His string of recent victories over the formidable Hilary Rodham Clinton -- the former First Lady, Senator from New York, cerebral, more beautiful at 60 than she was at 25, with intimidating intelligence, a highly organised campaign machine and a still very popular ex-president husband Bill Clinton- has left the world blinking in disbelief.
Millions of Black Americans- and multiple millions more Blacks worldwide, unable to believe what they are witnessing- are starting to ask the question of questions: is America, the world's most powerful and influential nation, about to get a Black president?
The wave of exuberance upon which Obama is riding is reminiscent of that which greeted a young Black golfer in April 1997, named Tiger Woods.
In what was traditionally regarded as a white man’s sport, here was a 21-year-old boy, during one of the world’s gold majors, the US Masters at Augusta, in the southern state of Georgia, firing 300-metre shots and going on to win his first major tournament.
Following that historic 1997 win, Tiger Woods went on to dominate golf for the next decade, remaining the world's number one ranked player for most of the period, and only intermittently beaten by a handful of other players such as South Africa's Ernest Els and Fiji's Vijay Singh.
This oddity (a Black man atop the world ranking in a white, upper middle-class sport) is what the world is now starting to see in Barack Obama
One can’t help but think that part of Kenyan opposition leader Raila Odinga’s unwillingness to cede the rigged 2007 election to Mwai Kibaki is that Odinga’s Luo tribesman Obama is giving him ideas. If he can do it against such odds in America, why can’t I do it here?
If Obama wins the Democratic Party nomination later in the year and goes to take on Arizona Senator and Vietnam War veteran John McCain, the same youthful vigour he exudes, the whole near-hysteria that accompanies him wherever he campaigns, will ensure that he beats McCain.
And so we must ask the all important question: why? Why and how is a Black man in a still racially segregated nation America suddenly doing so unbelievably well when the total population in America of all Blacks of all shades is still only 11 percent?
Blacks, male and female, still earn much lower than do Whites. Country and Rock music (associated with Whites) are still by a huge margin the best selling and most popular music in America.
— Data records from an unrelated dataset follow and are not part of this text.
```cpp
template <bool UPS, bool F32>
int pick(const Args& a, hipStream_t st, bool gen) {
  if constexpr (!UPS) {
    if (gen) {
      if (a.Cout <= 128) return launch<128, 512, 2, 4, 4, false, F32, true, true>(a, st);
      return launch<256, 256, 2, 4, 4, false, F32, true, true>(a, st);
    }
  }
  if constexpr (UPS) {
    if (a.Cout <= 128) return launch<128, 512, 2, 4, 4, UPS, F32, false>(a, st);
    return launch<256, 256, 2, 4, 4, UPS, F32, false>(a, st);
  } else {
    if constexpr (!F32) {
      if (halo_for(a.ks, a.Cout, !gen, UPS, F32)) {
        if (a.Cout > 128) return a.gnpart ? launch<256, 256, 2, 4, 4, false, false, true, false, false, false, true, true>(a, st)
                                          : launch<256, 256, 2, 4, 4, false, false, true, false, false, false, false, true>(a, st);
        if (a.Cout <= 64 && !a.gnpart)
          return launch<64, 1024, 1, 8, 4, false, false, true, false, false, false, false, true>(a, st);
        return a.gnpart ? launch<128, 512, 2, 4, 4, false, false, true, false, false, false, true, true>(a, st)
                        : launch<128, 512, 2, 4, 4, false, false, true, false, false, false, false, true>(a, st);
      }
      if (a.gnpart) {
        if (a.Cout <= 128) return launch<128, 512, 2, 4, 4, false, false, true, false, false, false, true>(a, st);
        return launch<256, 256, 2, 4, 4, false, false, true, false, false, false, true>(a, st);
      }
    }
    if (a.Cout <= 128) return launch<128, 512, 2, 4, 4, UPS, F32, true>(a, st);
    return launch<256, 256, 2, 4, 4, UPS, F32, true>(a, st);
  }
}

}

static unsigned long long* g_dbg = nullptr;
extern "C" void dmvae_debug_timing(void* buf) { g_dbg = (unsigned long long*)buf; }

__global__ __launch_bounds__(64) void occupy_kernel(unsigned long long ticks) {
  extern __shared__ char occ[];
  occ[threadIdx.x] = 0;
  const unsigned long long t0 = wall_clock64();
  while (wall_clock64() - t0 < ticks) __builtin_amdgcn_s_sleep(32);
}
extern "C" int dmvae_set_dynamic(int on) {
  dmvae_conv_pp::g_dynamic.store(on < 0 ? -1 : (on != 0), std::memory_order_relaxed);
  return dmvae_conv_pp::dynamic_on() ? 1 : 0;
}

extern "C" int dmvae_debug_occupy(int blocks, int lds_bytes, int microseconds, hipStream_t stream) {
  DMVAE_LDS_OPTIN(160 * 1024, occupy_kernel);
  hipLaunchKernelGGL(occupy_kernel, dim3(blocks), dim3(64), lds_bytes, stream, (unsigned long long)microseconds * 100ull);
  DMVAE_CHECK_LAUNCH();
  return 0;
}

int dmvae_conv_geometry(const dmvae_conv_desc* d, int* ho, int* wo, int* so, int* pd, int* sd, int* fl);

extern "C" int dmvae_conv_halo_applies(const dmvae_conv_desc* d) {
  using namespace dmvae_conv_pp;
  if (!d) return 0;
  int ho, wo, so, pd, sd, fl;
  if (dmvae_conv_geometry(d, &ho, &wo, &so, &pd, &sd, &fl) != 0) return 0;
  const bool plain = !(d->upsample == 2 || d->stride == 2 || d->ks == 4 || d->transposed);
  const long long M = (long long)d->n * ho * wo;
  const long long xbytes = (long long)d->n * d->h * d->w * d->cin * 2;
  const long long wbytes = (long long)d->cout * d->ks * d->ks * d->cin * 2;
  constexpr long long min_m = 16384;
  if (d->cin % 32 != 0 || d->cout < 64 || d->cout % 8 != 0 || M < min_m || xbytes + (1ll << 22) >= (1ll << 31) || wbytes >= (1ll << 31)) return 0;
  if (M >= (1ll << 24) || M * d->cout * (d->out_f32 ? 4 : 2) >= (1ll << 31)) return 0;
  return halo_for(d->ks, d->cout, plain, fl != 0, d->out_f32 != 0) ? 1 : 0;
}

extern "C" int dmvae_conv_kmajor_applies(const dmvae_conv_desc* d) {
  using namespace dmvae_conv_pp;
  if (!d) return 0;
  int ho, wo, so, pd, sd, fl;
  if (dmvae_conv_geometry(d, &ho, &wo, &so, &pd, &sd, &fl) != 0) return 0;
  const bool plain = !(d->upsample == 2 || d->stride == 2 || d->ks == 4 || d->transposed);
  const long long M = (long long)d->n * ho * wo;
  const long long xbytes = (long long)d->n * d->h * d->w * d->cin * 2;
  const long long wbytes = (long long)d->cout * d->ks * d->ks * d->cin * 2;
  constexpr long long min_m = 16384;
  if (d->cin % 32 != 0 || d->cout < 64 || d->cout % 8 != 0 || M < min_m || xbytes + (1ll << 22) >= (1ll << 31) || wbytes >= (1ll << 31)) return 0;
  if (M >= (1ll << 24) || M * d->cout * (d->out_f32 ? 4 : 2) >= (1ll << 31)) return 0;
  return 1;
}

int dmvae_conv_pp_try(const void* x, const void* w, const void* bias, const void* residual, void* y, const dmvae_conv_desc* d,
                      hipStream_t stream, float* gnpart, int gn_groups, int* gn_tp) {
  if (gn_tp) *gn_tp = 0;
  using namespace dmvae_conv_pp;
  int ho, wo, so, pd, sd, fl;
  if (dmvae_conv_geometry(d, &ho, &wo, &so, &pd, &sd, &fl) != 0) return 1;
  const bool plain = !(d->upsample == 2 || d->stride == 2 || d->ks == 4 || d->transposed);
  const bool sub = d->transposed && d->ks == 4 && d->stride == 2;
  const int ups = fl ? 1 : 0;
  const long long M = (long long)d->n * ho * wo;
  const long long xbytes = (long long)d->n * d->h * d->w * d->cin * 2;
  const long long wbytes = (long long)d->cout * d->ks * d->ks * d->cin * 2;
  constexpr long long min_m = 16384;
  if (d->cin % 32 != 0 || d->cout < 64 || d->cout % 8 != 0 || M < min_m || xbytes + (1ll << 22) >= (1ll << 31) || wbytes >= (1ll << 31)) return 1;
  if (M >= (1ll << 24)) return 1;
  if (M * d->cout * (d->out_f32 ? 4 : 2) >= (1ll << 31)) return 1;
  if (d->w_layout != 0 && d->w_layout != 1) {
    dmvae_set_error("conv2d_nhwc_fwd: w_layout %d (0 = tap-major, 1 = K-tile-major where dmvae_conv_kmajor_applies(d) is 1)", d->w_layout);
    return -1;
  }
  Args a;
  a.wsRow = d->w_layout ? 64u : (unsigned)(d->ks * d->ks * d->cin) * 2u;
  a.wsTap = d->w_layout ? (unsigned)d->cout * 64u : (unsigned)d->cin * 2u;
  a.wsChunk = d->w_layout ? (unsigned)(d->ks * d->ks) * (unsigned)d->cout * 64u : 64u;
  a.x = (const bf16*)x; a.w = (const bf16*)w; a.bias = (const float*)bias; a.res = (const bf16*)residual; a.y = y;
  a.N = d->n; a.Hi = d->h; a.Wi = d->w; a.Cin = d->cin; a.Cout = d->cout;
  a.Ho = ho; a.Wo = wo; a.so = so; a.pd = pd; a.sd = sd;
  a.ks = d->ks; a.act = d->act; a.M = (int)M; a.ctiles = 0; a.dbg = g_dbg;
  a.Ml = d->n * d->h * d->w;
  a.gnpart = nullptr;
  if (gnpart && gn_tp && !d->out_f32 && (plain || sub) && !ups && gn_groups > 0 && d->cout % gn_groups == 0 && (d->cout / gn_groups) % 4 == 0) {
    const int tp = d->cout <= 128 ? 512 : 256;
    const long long per_image = sub ? (long long)d->h * d->w : (long long)ho * wo;
    if (per_image % tp == 0) { a.gnpart = gnpart; *gn_tp = tp; }
  }
  a.sched = nullptr;
  const bool f32 = d->out_f32 != 0;
  if (sub) {
    a.M = a.Ml;
    if (a.gnpart) {
      if (a.Cout <= 128) return launch<128, 512, 2, 4, 4, false, false, true, false, true, false, true>(a, stream);
      return launch<256, 256, 2, 4, 4, false, false, true, false, true, false, true>(a, stream);
    }
    if (a.Cout <= 128) return f32 ? launch<128, 512, 2, 4, 4, false, true, true, false, true>(a, stream) : launch<128, 512, 2, 4, 4, false, false, true, false, true>(a, stream);
    return f32 ? launch<256, 256, 2, 4, 4, false, true, true, false, true>(a, stream) : launch<256, 256, 2, 4, 4, false, false, true, false, true>(a, stream);
  }
  if (ups) return f32 ? pick<true, true>(a, stream, false) : pick<true, false>(a, stream, false);
  return f32 ? pick<false, true>(a, stream, !plain) : pick<false, false>(a, stream, !plain);
}
```

Baseline: 501.3.

## Reuse halo B fragments in registers across the three horizontal conv taps

When the output width allows it, the halo conv path remaps pixel rows so each lane owns BP16 consecutive output pixels. It then loads BP16+2 B fragments from LDS once per kernel row and reuses them, shifted, for all three horizontal taps, where before it reloaded BP16 fragments per tap. The halo prefetch is reordered so weight loads are issued after the halo loads, and the epilogue row strides are changed to match the new pixel mapping. This cuts LDS read traffic in the MFMA loop, at the cost of more live VGPRs and new index arithmetic that has to stay correct at image edges.

```diff
diff --git a/dmvae_amd/csrc/conv_pp.hip b/dmvae_amd/csrc/conv_pp.hip
--- a/dmvae_amd/csrc/conv_pp.hip
+++ b/dmvae_amd/csrc/conv_pp.hip
@@ -23,6 +23,7 @@
   float* gnpart;
   unsigned* sched;
   unsigned long long* dbg;
+  int reuse;
 };
 
 __device__ __forceinline__ int hswz(int row) { return (row >> 1) & 2; }
@@ -119,10 +120,16 @@
     if constexpr (HALO) {
 #pragma unroll
       for (int q = 0; q < NPH; q++) {
-        const int i = (q < NPB ? (wave * NPB + q) * 16 : TP) + (lane_s >> 2);
+        const int L = (q < NPB ? (wave * NPB + q) * 16 : TP) + (lane_s >> 2);
+        int i = L;
+        if (a.reuse) {
+          constexpr int RG = TP / BP16;
+          if (q < NPB) i = (L % RG) * BP16 + L / RG;
+          else i = L == TP ? TP : (L == TP + 8 ? TP + 1 : TP + 2);
+        }
         const int own = min(max(i - 1, 0), TP - 1);
         const int m = m0 + own;
-        const int c = (lane_s & 3) ^ hswz(i);
+        const int c = (lane_s & 3) ^ hswz(L);
         unsigned mask = 0;
         if (m < a.M && i < TP + 2 && (q < NPB || wave == 0)) {
           int n, r, y, x;
@@ -264,16 +271,20 @@
     }
   };
 
-  auto issue_h = [&](auto KXc) __attribute__((always_inline)) {
+  auto issue_h = [&](auto KXc, auto LATEc) __attribute__((always_inline)) {
     constexpr int KX = decltype(KXc)::value;
+    constexpr bool LATE = decltype(LATEc)::value;
     const bool live = it < nK;
     const unsigned soA = (unsigned)(it_ky * 3 + KX) * a.wsTap + (unsigned)it_ch * a.wsChunk;
     const int isl = it;
     const int da = ((isl >> 1) & 1) * GROUP + (isl & 1) * TILE_A;
-#pragma unroll
-    for (int p = 0; p < NPA; p++)
-      __builtin_amdgcn_raw_ptr_buffer_load_lds(rA, LPTR(smem + ((wave * NPA + p) * 16 < TM ? da + (wave * NPA + p) * 1024 : DUMP_OFF)), 16, live ? voffA[p] : SENT, soA, 0, 0);
-    if constexpr (KX == 0) {
+    auto a_pieces = [&]() __attribute__((always_inline)) {
+#pragma unroll
+      for (int p = 0; p < NPA; p++)
+        __builtin_amdgcn_raw_ptr_buffer_load_lds(rA, LPTR(smem + ((wave * NPA + p) * 16 < TM ? da + (wave * NPA + p) * 1024 : DUMP_OFF)), 16, live ? voffA[p] : SENT, soA, 0, 0);
+    };
+    if constexpr (!LATE) a_pieces();
+    if constexpr (KX == (LATE ? 1 : 0)) {
       const unsigned soH = (unsigned)(it_ky * a.Wi) * a.Cin * 2u + (unsigned)it_ch * 64u;
       const int dh = ((it_ch + it_ky) & 1) * GROUP + 2 * TILE_A;
 #pragma unroll
@@ -283,6 +294,7 @@
         __builtin_amdgcn_raw_ptr_buffer_load_lds(rB, LPTR(smem + dst), 16, v, soH, 0, 0);
       }
     }
+    if constexpr (LATE) a_pieces();
     it++;
     if constexpr (KX == 2) {
       if (++it_ky == 3) { it_ky = 0; it_ch++; }
@@ -310,7 +322,7 @@
   setup(blockIdx.x);
   stamp(blockIdx.x, 1);
   if constexpr (HALO) {
-    issue_h(K0_{}); issue_h(K1_{}); issue_h(K2_{});
+    issue_h(K0_{}, std::false_type{}); issue_h(K1_{}, std::false_type{}); issue_h(K2_{}, std::false_type{});
   } else {
 #pragma unroll
     for (int u = 0; u < PF; u++) issue(u * SLOT);
@@ -323,6 +335,20 @@
   if constexpr (HALO) {
     int lane_h = lane;
     asm volatile("" : "+v"(lane_h));
+    if (a.reuse) {
+      constexpr int RG = TP / BP16;
+      const int p = lane_h & 15, r0 = wp * 16 + p;
+      int q, x;
+      divmod_small(m0c + wp * (TP / WP) + BP16 * p, dvw, inv_wo, small_m, q, x);
+      const int zoff = (TP + 2) * 64 + ((lane_h >> 4) << 4);
+      auto ro = [&](int L) { return L * 64 + (((lane_h >> 4) ^ hswz(L)) << 4); };
+#pragma unroll
+      for (int b = 0; b < BP16 + 2; b++) {
+        const int L = b < BP16 ? b * RG + r0 : (r0 + 1 < RG ? (b - BP16) * RG + r0 + 1 : TP + 8 * (b - BP16));
+        const bool edge = (b == 0 && x == 0) || (b == BP16 + 1 && x + BP16 == a.Wo);
+        boffk[HALO ? b / BP16 : 0][HALO ? b % BP16 : 0] = edge ? zoff : ro(L);
+      }
+    } else
 #pragma unroll
     for (int j = 0; j < BP16; j++) {
       const int prow = wp * (TP / WP) + j * 16 + (lane_h & 15);
@@ -354,18 +380,27 @@
   unsigned next_dyn = 0;
   if constexpr (HALO) {
     int ka = 0, sh = 2 * TILE_A;
-    auto ktile = [&](auto KXc) __attribute__((always_inline)) {
+    bf16x8 hb[BP16 + 2];
+    auto ktile = [&](auto KXc, auto REc) __attribute__((always_inline)) {
       constexpr int KX = decltype(KXc)::value;
+      constexpr bool RE = decltype(REc)::value;
       const char* sa = smem + ((ka >> 1) & 1) * GROUP + (ka & 1) * TILE_A;
       const char* sb = smem + sh;
-#pragma unroll
-      for (int j = 0; j < BP16; j++) bfr[j] = *reinterpret_cast<const bf16x8*>(sb + boffk[HALO ? KX : 0][HALO ? j : 0]);
+      if constexpr (RE) {
+        if constexpr (KX == 0) {
+#pragma unroll
+          for (int b = 0; b < BP16 + 2; b++) hb[b] = *reinterpret_cast<const bf16x8*>(sb + boffk[HALO ? b / BP16 : 0][HALO ? b % BP16 : 0]);
+        }
+      } else {
+#pragma unroll
+        for (int j = 0; j < BP16; j++) hb[j] = *reinterpret_cast<const bf16x8*>(sb + boffk[HALO ? KX : 0][HALO ? j : 0]);
+      }
 #pragma unroll
       for (int i = 0; i < BM16; i++) af[i] = *reinterpret_cast<const bf16x8*>(sa + aoff[i]);
-      issue_h(KXc);
+      issue_h(KXc, REc);
       ka++;
       if constexpr (KX == 2) sh = sh == 2 * TILE_A ? GROUP + 2 * TILE_A : 2 * TILE_A;
-      wait_vmcnt<KX == 2 ? 2 * NPA : 2 * NPA + NPH>();
+      wait_vmcnt<(RE ? KX != 1 : KX == 2) ? 2 * NPA : 2 * NPA + NPH>();
       __builtin_amdgcn_s_waitcnt(0xC07F);
       asm volatile("" ::: "memory");
       __builtin_amdgcn_sched_barrier(0);
@@ -375,15 +410,20 @@
       for (int i = 0; i < BM16; i++)
 #pragma unroll
         for (int j = 0; j < BP16; j++) {
-          if constexpr (DIRECT) asm volatile("v_mfma_f32_16x16x32_bf16 %0, %1, %2, %0" : "+a"(acc[i][j]) : "v"(bfr[j]), "v"(af[i]));
-          else asm volatile("v_mfma_f32_16x16x32_bf16 %0, %1, %2, %0" : "+a"(acc[i][j]) : "v"(af[i]), "v"(bfr[j]));
+          if constexpr (DIRECT) asm volatile("v_mfma_f32_16x16x32_bf16 %0, %1, %2, %0" : "+a"(acc[i][j]) : "v"(hb[RE ? j + KX : j]), "v"(af[i]));
+          else asm volatile("v_mfma_f32_16x16x32_bf16 %0, %1, %2, %0" : "+a"(acc[i][j]) : "v"(af[i]), "v"(hb[RE ? j + KX : j]));
         }
       __builtin_amdgcn_sched_barrier(0);
       __builtin_amdgcn_s_barrier();
       __builtin_amdgcn_sched_barrier(0);
     };
+    if (DIRECT && a.reuse) {
 #pragma unroll 1
-    for (int t = 0; t < nK; t += 3) { ktile(K0_{}); ktile(K1_{}); ktile(K2_{}); }
+      for (int t = 0; t < nK; t += 3) { ktile(K0_{}, std::true_type{}); ktile(K1_{}, std::true_type{}); ktile(K2_{}, std::true_type{}); }
+    } else {
+#pragma unroll 1
+      for (int t = 0; t < nK; t += 3) { ktile(K0_{}, std::false_type{}); ktile(K1_{}, std::false_type{}); ktile(K2_{}, std::false_type{}); }
+    }
   } else {
 #pragma unroll 1
   for (int t = 0; t < nK; t++) {
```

Only in 2001 when movie stars Halle Berry, Denzel Washington, and Sidney Poitier won was it the first time that Blacks had won that many Academy Awards at one event. The number of Black CEOs in the 500 biggest companies in America are still a drop in the ocean.
Senator Obama himself is about the only Black Senator in the current 100-member Senate, the upper house of the United States Congress.
And yet here is Obama apparently breaking with all that and now realistically looking like becoming the first ever Black person to become the leader of a world superpower since the Pharaohs of ancient Egypt.
Obama, while charming and poetic, has not really said much by way of substance. He speaks with the swagger of rap artists, with his emphasis on rhyme and rhythm. His theme of change is only another of the many political slogans that mean little. Hilary Clinton is the much better candidate in terms of weight of intellect, experience, and stature on the world stage.
In December 1996, when the NASDAQ and New York Stock Exchanges were roaring, the Internet’s “Dot Com” companies were booming and were the toast of Wall Street and setting new index records almost month on month five years ago, the then Chairman of the US central bank, the Federal Reserve, Alan Greenspan warned of America being caught in the grip of “irrational exuberance,” the wave of unquestioning, unthinking excitement that usually comes before a great fall.
And the fall did come. The Internet companies crashed by the dozen and more recently, the high that came with the offer of housing loans to Americans who clearly could not afford to repay them have led to brief.
Is this what this Obama wave is- “irrational exuberance” at a time the country is at war on several difficult fronts, in the seventh year of what is shaping up to be a highly volatile 21st century?